In 1973 he was lured away, to become the editor of a splashy and ambitious new magazine call The Chicagoan, and I was there as a reporter, learning more about his knowledge and enthusiasms, his passions and skills. The magazine was chaotic and folded within 18 months and Christiansen returned to the Daily News, where he was free to cover anything he wanted as critic at large. Bill Newman — a dear man and once called “simply the greatest newspaper writer of his time” by Royko — was the Panorama editor then and we had a fine staff, which included me for a time that ended when the Daily News ceased publication on March 4, 1978.

Director Robert Falls (right) and William L Petersen rehearse a scene from “In the Belly of the Beast” in 1983.

Two days later Christiansen was on the staff of the Chicago Tribune and for some years we were competitors, of sorts. I had gone to the Sun-Times from the Daily News and reviewed plays when the paper’s lead critic, the late Glenna Syse, was unavailable.

Christiansen and I were at dozens of opening nights together. One of the most memorable was at Wisdom Bridge Theatre in 1983. In an upstairs space on Howard Street, I sat with Christiansen and my father and watched Bill Petersen give an astonishing portrayal of condemned killer Jack Henry Abbott in “In the Belly of the Beast,” directed by Bob Falls.

I raved about it in print and so did Christiansen, writing: “Driving back to the office to file my review after the play’s opening night, I had to pull over to the side of the road and rest there for a few minutes in order to collect myself.” From that night on, the theater community referred to a rave review from Christiansen as a “pullover.”

As Jones wrote, he was “always gentle and respectful in rhetorical tone, Christiansen epitomized what is often described as old-school reviewing.”

But when needed, he could be harsh.
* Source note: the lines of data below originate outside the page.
# SYSTRAN/faster-whisper

Measured on AMD Instinct MI355X. Metric: audio-sec/sec (RTF) large-v3 fp16 beam=5 batch=16, higher is better.
Workload: dtype f16

## Files before the change

faster_whisper_amd/_lib.py:

```python
import ctypes as C
import os

import numpy as np

_HERE = os.path.dirname(os.path.abspath(__file__))
LIB_PATH = os.environ.get("FWAMD_LIB") or os.path.join(_HERE, "libfwamd.so")

FW_OK = 0
FW_EINVAL = -1
FW_ENODEV = -2
FW_ENOMEM = -3
FW_ERUNTIME = -4
FW_ENOSPC = -5

COMPUTE_FLOAT16 = 0
COMPUTE_INT8_FLOAT16 = 1
FW_DT_F32 = 0
FW_DT_F16 = 1
FW_MAX_ALIGN_HEADS = 64


class FwConfig(C.Structure):
    _fields_ = [
        ("n_mels", C.c_int32), ("n_audio_ctx", C.c_int32), ("d_model", C.c_int32), ("n_heads", C.c_int32),
        ("n_enc_layers", C.c_int32), ("n_dec_layers", C.c_int32), ("n_vocab", C.c_int32),
        ("n_text_ctx", C.c_int32), ("is_multilingual", C.c_int32),
        ("tok_eot", C.c_int32), ("tok_sot", C.c_int32), ("tok_lang_begin", C.c_int32), ("n_langs", C.c_int32),
        ("tok_translate", C.c_int32), ("tok_transcribe", C.c_int32), ("tok_sot_lm", C.c_int32),
        ("tok_sot_prev", C.c_int32), ("tok_no_speech", C.c_int32), ("tok_no_timestamps", C.c_int32),
        ("tok_timestamp_begin", C.c_int32),
        ("n_suppress_begin", C.c_int32), ("suppress_begin", C.c_int32 * 8),
        ("n_align_heads", C.c_int32), ("align_heads", C.c_int32 * (2 * FW_MAX_ALIGN_HEADS)),
    ]


class FwWeight(C.Structure):
    _fields_ = [("name", C.c_char_p), ("data", C.c_void_p), ("dtype", C.c_int32), ("ndim", C.c_int32),
                ("dims", C.c_int64 * 4)]


class FwGenOpts(C.Structure):
    _fields_ = [
        ("beam_size", C.c_int32), ("patience", C.c_float), ("num_hypotheses", C.c_int32),
        ("length_penalty", C.c_float), ("repetition_penalty", C.c_float), ("no_repeat_ngram_size", C.c_int32),
        ("max_length", C.c_int32), ("return_scores", C.c_int32), ("return_no_speech_prob", C.c_int32),
        ("max_initial_timestamp_index", C.c_int32), ("suppress_blank", C.c_int32),
        ("suppress_tokens", C.POINTER(C.c_int32)), ("n_suppress_tokens", C.c_int32),
        ("sampling_topk", C.c_int32), ("sampling_temperature", C.c_float), ("seed", C.c_uint64),
        ("min_new_tokens", C.c_int32),
    ]


class FwVadWeights(C.Structure):
    _fields_ = [
        ("stft_basis", C.c_void_p), ("conv_w", C.c_void_p * 4), ("conv_b", C.c_void_p * 4),
        ("lstm_w", C.c_void_p), ("lstm_r", C.c_void_p), ("lstm_b", C.c_void_p), ("dec_w", C.c_void_p),
        ("dec_b", C.c_float),
    ]
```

One memorably stinging example is in his 1985 review of the Remains Theatre production of a play titled “White Biting Dog.” He wrote, “(The play concerns) the sadomasochistic loves of a household of loathsome loons. … (The playwright) knows only the grotesque, but even her most outlandish creations have no point or purpose to their oddities. … The play offers only garbage. Intensity of emotion is reserved strictly for revulsion. … The Remains actors bravely or foolishly scream, howl and yap their impossible speeches.”

Christiansen retired from the Tribune in 2002 after 45 years in the newspaper business. He then wrote a spectacular book, “A Theater of Our Own: A History and a Memoir of 1,001 Nights in Chicago.” At the time, he told me of his first encounter with professional theater.

“A production of ‘Oklahoma’,” he said. “Before I was allowed to go, my mother had to make sure there were no dirty words in it. I was still able to see it even though it had one ‘damn.'”

He told me a lot of things, many of which have made me, I like to believe, a better newspaperman and better person. He could be charmingly, tearfully sentimental, a trait that further endeared him to people. But even some of his closest friends were mystified by his friendship with Royko. They seemed so vastly different, tough and tender respectively.

Over the years I learned that the basis of their friendship was formed at the City News Bureau, then extending to the Daily News and later at the Tribune. “When Mike started his column, he told me he thought that Mike Royko was too dull a byline,” Christiansen told me. “He said he wanted something classier and folksier for a first name, maybe something distinctive like ‘Theo’ of actor/singer Theo Bikel. So, after some lively talk, we hit upon ‘Meeko.’ It delighted us both, and that, for me, was his name ever after.”

That’s a great story and whenever these two would run into one another, often outside the Tribune Tower, there would be palpable affection and hugs, the word “Meeko” clearly heard, above the rush of traffic and along with the sounds of their mutual laughter.